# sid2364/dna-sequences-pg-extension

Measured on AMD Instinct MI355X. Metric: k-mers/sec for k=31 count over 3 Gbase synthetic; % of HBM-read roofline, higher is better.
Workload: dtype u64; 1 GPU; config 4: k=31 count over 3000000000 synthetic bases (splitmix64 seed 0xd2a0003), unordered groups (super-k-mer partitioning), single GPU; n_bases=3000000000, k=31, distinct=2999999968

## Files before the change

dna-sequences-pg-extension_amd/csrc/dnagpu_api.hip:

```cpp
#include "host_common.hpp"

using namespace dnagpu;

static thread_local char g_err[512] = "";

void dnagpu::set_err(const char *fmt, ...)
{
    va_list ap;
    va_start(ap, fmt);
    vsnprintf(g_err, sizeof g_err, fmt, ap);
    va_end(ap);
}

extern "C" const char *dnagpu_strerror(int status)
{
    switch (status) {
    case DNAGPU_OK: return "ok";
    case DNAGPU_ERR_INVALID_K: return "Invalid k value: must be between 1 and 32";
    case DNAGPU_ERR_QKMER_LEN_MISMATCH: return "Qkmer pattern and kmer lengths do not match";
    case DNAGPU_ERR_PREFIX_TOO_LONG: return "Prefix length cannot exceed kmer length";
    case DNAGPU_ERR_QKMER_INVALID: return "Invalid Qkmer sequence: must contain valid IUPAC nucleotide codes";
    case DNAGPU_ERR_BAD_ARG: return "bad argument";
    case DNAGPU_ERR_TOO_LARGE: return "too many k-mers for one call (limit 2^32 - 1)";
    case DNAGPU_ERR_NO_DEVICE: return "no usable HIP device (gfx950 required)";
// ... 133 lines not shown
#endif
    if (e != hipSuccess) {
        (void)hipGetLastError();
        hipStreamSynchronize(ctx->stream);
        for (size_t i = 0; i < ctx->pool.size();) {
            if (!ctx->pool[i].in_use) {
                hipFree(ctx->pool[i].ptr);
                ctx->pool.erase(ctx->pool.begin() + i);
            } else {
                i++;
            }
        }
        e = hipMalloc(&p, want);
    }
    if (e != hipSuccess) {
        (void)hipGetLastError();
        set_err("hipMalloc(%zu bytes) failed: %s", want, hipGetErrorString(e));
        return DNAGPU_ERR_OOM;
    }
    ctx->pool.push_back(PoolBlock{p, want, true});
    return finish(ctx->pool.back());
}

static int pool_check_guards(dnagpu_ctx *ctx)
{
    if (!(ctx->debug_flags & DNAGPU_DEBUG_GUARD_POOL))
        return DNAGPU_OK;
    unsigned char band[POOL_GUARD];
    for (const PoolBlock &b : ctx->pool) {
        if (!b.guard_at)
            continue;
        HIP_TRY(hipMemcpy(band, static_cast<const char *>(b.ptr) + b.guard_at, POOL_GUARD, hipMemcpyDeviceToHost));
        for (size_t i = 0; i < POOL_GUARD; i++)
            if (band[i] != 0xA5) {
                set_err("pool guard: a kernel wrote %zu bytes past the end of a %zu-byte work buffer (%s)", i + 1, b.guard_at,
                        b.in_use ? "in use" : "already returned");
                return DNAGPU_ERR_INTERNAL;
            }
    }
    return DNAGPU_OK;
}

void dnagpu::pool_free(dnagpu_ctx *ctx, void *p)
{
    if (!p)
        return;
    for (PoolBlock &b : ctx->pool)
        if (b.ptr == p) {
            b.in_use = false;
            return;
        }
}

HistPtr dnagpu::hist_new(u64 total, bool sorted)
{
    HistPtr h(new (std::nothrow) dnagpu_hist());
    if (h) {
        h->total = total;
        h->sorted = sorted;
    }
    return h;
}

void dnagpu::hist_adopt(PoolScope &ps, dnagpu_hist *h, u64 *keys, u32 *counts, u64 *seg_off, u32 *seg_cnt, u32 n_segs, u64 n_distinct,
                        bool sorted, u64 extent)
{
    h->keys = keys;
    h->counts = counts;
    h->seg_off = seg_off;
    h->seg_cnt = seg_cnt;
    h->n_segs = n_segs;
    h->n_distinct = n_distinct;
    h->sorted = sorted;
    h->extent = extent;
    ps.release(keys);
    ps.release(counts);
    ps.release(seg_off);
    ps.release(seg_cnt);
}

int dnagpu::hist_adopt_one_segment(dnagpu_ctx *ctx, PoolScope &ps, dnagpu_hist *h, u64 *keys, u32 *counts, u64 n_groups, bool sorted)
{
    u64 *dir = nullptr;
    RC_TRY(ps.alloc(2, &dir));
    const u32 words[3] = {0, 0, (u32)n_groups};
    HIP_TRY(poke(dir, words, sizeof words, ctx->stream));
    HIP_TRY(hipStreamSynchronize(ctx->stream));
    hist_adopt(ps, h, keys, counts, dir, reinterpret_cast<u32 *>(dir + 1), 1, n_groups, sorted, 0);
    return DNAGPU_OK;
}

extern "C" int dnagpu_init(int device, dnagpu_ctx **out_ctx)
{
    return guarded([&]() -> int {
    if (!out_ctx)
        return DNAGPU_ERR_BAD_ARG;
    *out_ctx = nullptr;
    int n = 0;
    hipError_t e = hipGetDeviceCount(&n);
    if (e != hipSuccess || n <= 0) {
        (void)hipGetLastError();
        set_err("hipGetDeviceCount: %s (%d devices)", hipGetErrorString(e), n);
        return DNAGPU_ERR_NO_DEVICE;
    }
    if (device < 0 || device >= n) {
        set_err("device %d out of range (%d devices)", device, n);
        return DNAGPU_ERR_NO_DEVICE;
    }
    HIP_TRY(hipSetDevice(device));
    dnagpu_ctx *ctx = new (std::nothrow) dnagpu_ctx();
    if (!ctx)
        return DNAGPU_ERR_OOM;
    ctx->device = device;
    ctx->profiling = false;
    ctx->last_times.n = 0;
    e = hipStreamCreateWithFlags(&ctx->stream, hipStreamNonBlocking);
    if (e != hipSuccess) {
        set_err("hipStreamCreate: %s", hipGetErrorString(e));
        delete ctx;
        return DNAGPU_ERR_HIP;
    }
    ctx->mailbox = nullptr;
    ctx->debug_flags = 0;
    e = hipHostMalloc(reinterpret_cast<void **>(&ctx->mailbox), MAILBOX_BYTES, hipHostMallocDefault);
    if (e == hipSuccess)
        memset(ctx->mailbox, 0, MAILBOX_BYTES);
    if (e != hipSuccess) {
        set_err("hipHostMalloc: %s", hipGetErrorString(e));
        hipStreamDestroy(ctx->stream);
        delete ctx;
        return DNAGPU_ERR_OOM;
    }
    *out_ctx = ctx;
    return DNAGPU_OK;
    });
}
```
━━━━━━━━━━━━━━━━
TASK REQUIREMENTS
Retype each of the records, word for word, with nothing added or dropped.

RESULT BELOW
# sid2364/dna-sequences-pg-extension

Measured on AMD Instinct MI355X. Metric: k-mers/sec for k=31 count over 3 Gbase synthetic; % of HBM-read roofline, higher is better.
Workload: dtype u64; 1 GPU; config 4: k=31 count over 3000000000 synthetic bases (splitmix64 seed 0xd2a0003), unordered groups (super-k-mer partitioning), single GPU; n_bases=3000000000, k=31, distinct=2999999968

## Files before the change

dna-sequences-pg-extension_amd/csrc/dnagpu_api.hip:

```cpp
#include "host_common.hpp"

using namespace dnagpu;

static thread_local char g_err[512] = "";

void dnagpu::set_err(const char *fmt, ...)
{
    va_list ap;
    va_start(ap, fmt);
    vsnprintf(g_err, sizeof g_err, fmt, ap);
    va_end(ap);
}

extern "C" const char *dnagpu_strerror(int status)
{
    switch (status) {
    case DNAGPU_OK: return "ok";
    case DNAGPU_ERR_INVALID_K: return "Invalid k value: must be between 1 and 32";
    case DNAGPU_ERR_QKMER_LEN_MISMATCH: return "Qkmer pattern and kmer lengths do not match";
    case DNAGPU_ERR_PREFIX_TOO_LONG: return "Prefix length cannot exceed kmer length";
    case DNAGPU_ERR_QKMER_INVALID: return "Invalid Qkmer sequence: must contain valid IUPAC nucleotide codes";
    case DNAGPU_ERR_BAD_ARG: return "bad argument";
    case DNAGPU_ERR_TOO_LARGE: return "too many k-mers for one call (limit 2^32 - 1)";
    case DNAGPU_ERR_NO_DEVICE: return "no usable HIP device (gfx950 required)";
// ... 133 lines not shown
#endif
    if (e != hipSuccess) {
        (void)hipGetLastError();
        hipStreamSynchronize(ctx->stream);
        for (size_t i = 0; i < ctx->pool.size();) {
            if (!ctx->pool[i].in_use) {
                hipFree(ctx->pool[i].ptr);
                ctx->pool.erase(ctx->pool.begin() + i);
            } else {
                i++;
            }
        }
        e = hipMalloc(&p, want);
    }
    if (e != hipSuccess) {
        (void)hipGetLastError();
        set_err("hipMalloc(%zu bytes) failed: %s", want, hipGetErrorString(e));
        return DNAGPU_ERR_OOM;
    }
    ctx->pool.push_back(PoolBlock{p, want, true});
    return finish(ctx->pool.back());
}

static int pool_check_guards(dnagpu_ctx *ctx)
{
    if (!(ctx->debug_flags & DNAGPU_DEBUG_GUARD_POOL))
        return DNAGPU_OK;
    unsigned char band[POOL_GUARD];
    for (const PoolBlock &b : ctx->pool) {
        if (!b.guard_at)
            continue;
        HIP_TRY(hipMemcpy(band, static_cast<const char *>(b.ptr) + b.guard_at, POOL_GUARD, hipMemcpyDeviceToHost));
        for (size_t i = 0; i < POOL_GUARD; i++)
            if (band[i] != 0xA5) {
                set_err("pool guard: a kernel wrote %zu bytes past the end of a %zu-byte work buffer (%s)", i + 1, b.guard_at,
                        b.in_use ? "in use" : "already returned");
                return DNAGPU_ERR_INTERNAL;
            }
    }
    return DNAGPU_OK;
}

void dnagpu::pool_free(dnagpu_ctx *ctx, void *p)
{
    if (!p)
        return;
    for (PoolBlock &b : ctx->pool)
        if (b.ptr == p) {
            b.in_use = false;
            return;
        }
}

HistPtr dnagpu::hist_new(u64 total, bool sorted)
{
    HistPtr h(new (std::nothrow) dnagpu_hist());
    if (h) {
        h->total = total;
        h->sorted = sorted;
    }
    return h;
}

void dnagpu::hist_adopt(PoolScope &ps, dnagpu_hist *h, u64 *keys, u32 *counts, u64 *seg_off, u32 *seg_cnt, u32 n_segs, u64 n_distinct,
                        bool sorted, u64 extent)
{
    h->keys = keys;
    h->counts = counts;
    h->seg_off = seg_off;
    h->seg_cnt = seg_cnt;
    h->n_segs = n_segs;
    h->n_distinct = n_distinct;
    h->sorted = sorted;
    h->extent = extent;
    ps.release(keys);
    ps.release(counts);
    ps.release(seg_off);
    ps.release(seg_cnt);
}

int dnagpu::hist_adopt_one_segment(dnagpu_ctx *ctx, PoolScope &ps, dnagpu_hist *h, u64 *keys, u32 *counts, u64 n_groups, bool sorted)
{
    u64 *dir = nullptr;
    RC_TRY(ps.alloc(2, &dir));
    const u32 words[3] = {0, 0, (u32)n_groups};
    HIP_TRY(poke(dir, words, sizeof words, ctx->stream));
    HIP_TRY(hipStreamSynchronize(ctx->stream));
    hist_adopt(ps, h, keys, counts, dir, reinterpret_cast<u32 *>(dir + 1), 1, n_groups, sorted, 0);
    return DNAGPU_OK;
}

extern "C" int dnagpu_init(int device, dnagpu_ctx **out_ctx)
{
    return guarded([&]() -> int {
    if (!out_ctx)
        return DNAGPU_ERR_BAD_ARG;
    *out_ctx = nullptr;
    int n = 0;
    hipError_t e = hipGetDeviceCount(&n);
    if (e != hipSuccess || n <= 0) {
        (void)hipGetLastError();
        set_err("hipGetDeviceCount: %s (%d devices)", hipGetErrorString(e), n);
        return DNAGPU_ERR_NO_DEVICE;
    }
    if (device < 0 || device >= n) {
        set_err("device %d out of range (%d devices)", device, n);
        return DNAGPU_ERR_NO_DEVICE;
    }
    HIP_TRY(hipSetDevice(device));
    dnagpu_ctx *ctx = new (std::nothrow) dnagpu_ctx();
    if (!ctx)
        return DNAGPU_ERR_OOM;
    ctx->device = device;
    ctx->profiling = false;
    ctx->last_times.n = 0;
    e = hipStreamCreateWithFlags(&ctx->stream, hipStreamNonBlocking);
    if (e != hipSuccess) {
        set_err("hipStreamCreate: %s", hipGetErrorString(e));
        delete ctx;
        return DNAGPU_ERR_HIP;
    }
    ctx->mailbox = nullptr;
    ctx->debug_flags = 0;
    e = hipHostMalloc(reinterpret_cast<void **>(&ctx->mailbox), MAILBOX_BYTES, hipHostMallocDefault);
    if (e == hipSuccess)
        memset(ctx->mailbox, 0, MAILBOX_BYTES);
    if (e != hipSuccess) {
        set_err("hipHostMalloc: %s", hipGetErrorString(e));
        hipStreamDestroy(ctx->stream);
        delete ctx;
        return DNAGPU_ERR_OOM;
    }
    *out_ctx = ctx;
    return DNAGPU_OK;
    });
}
```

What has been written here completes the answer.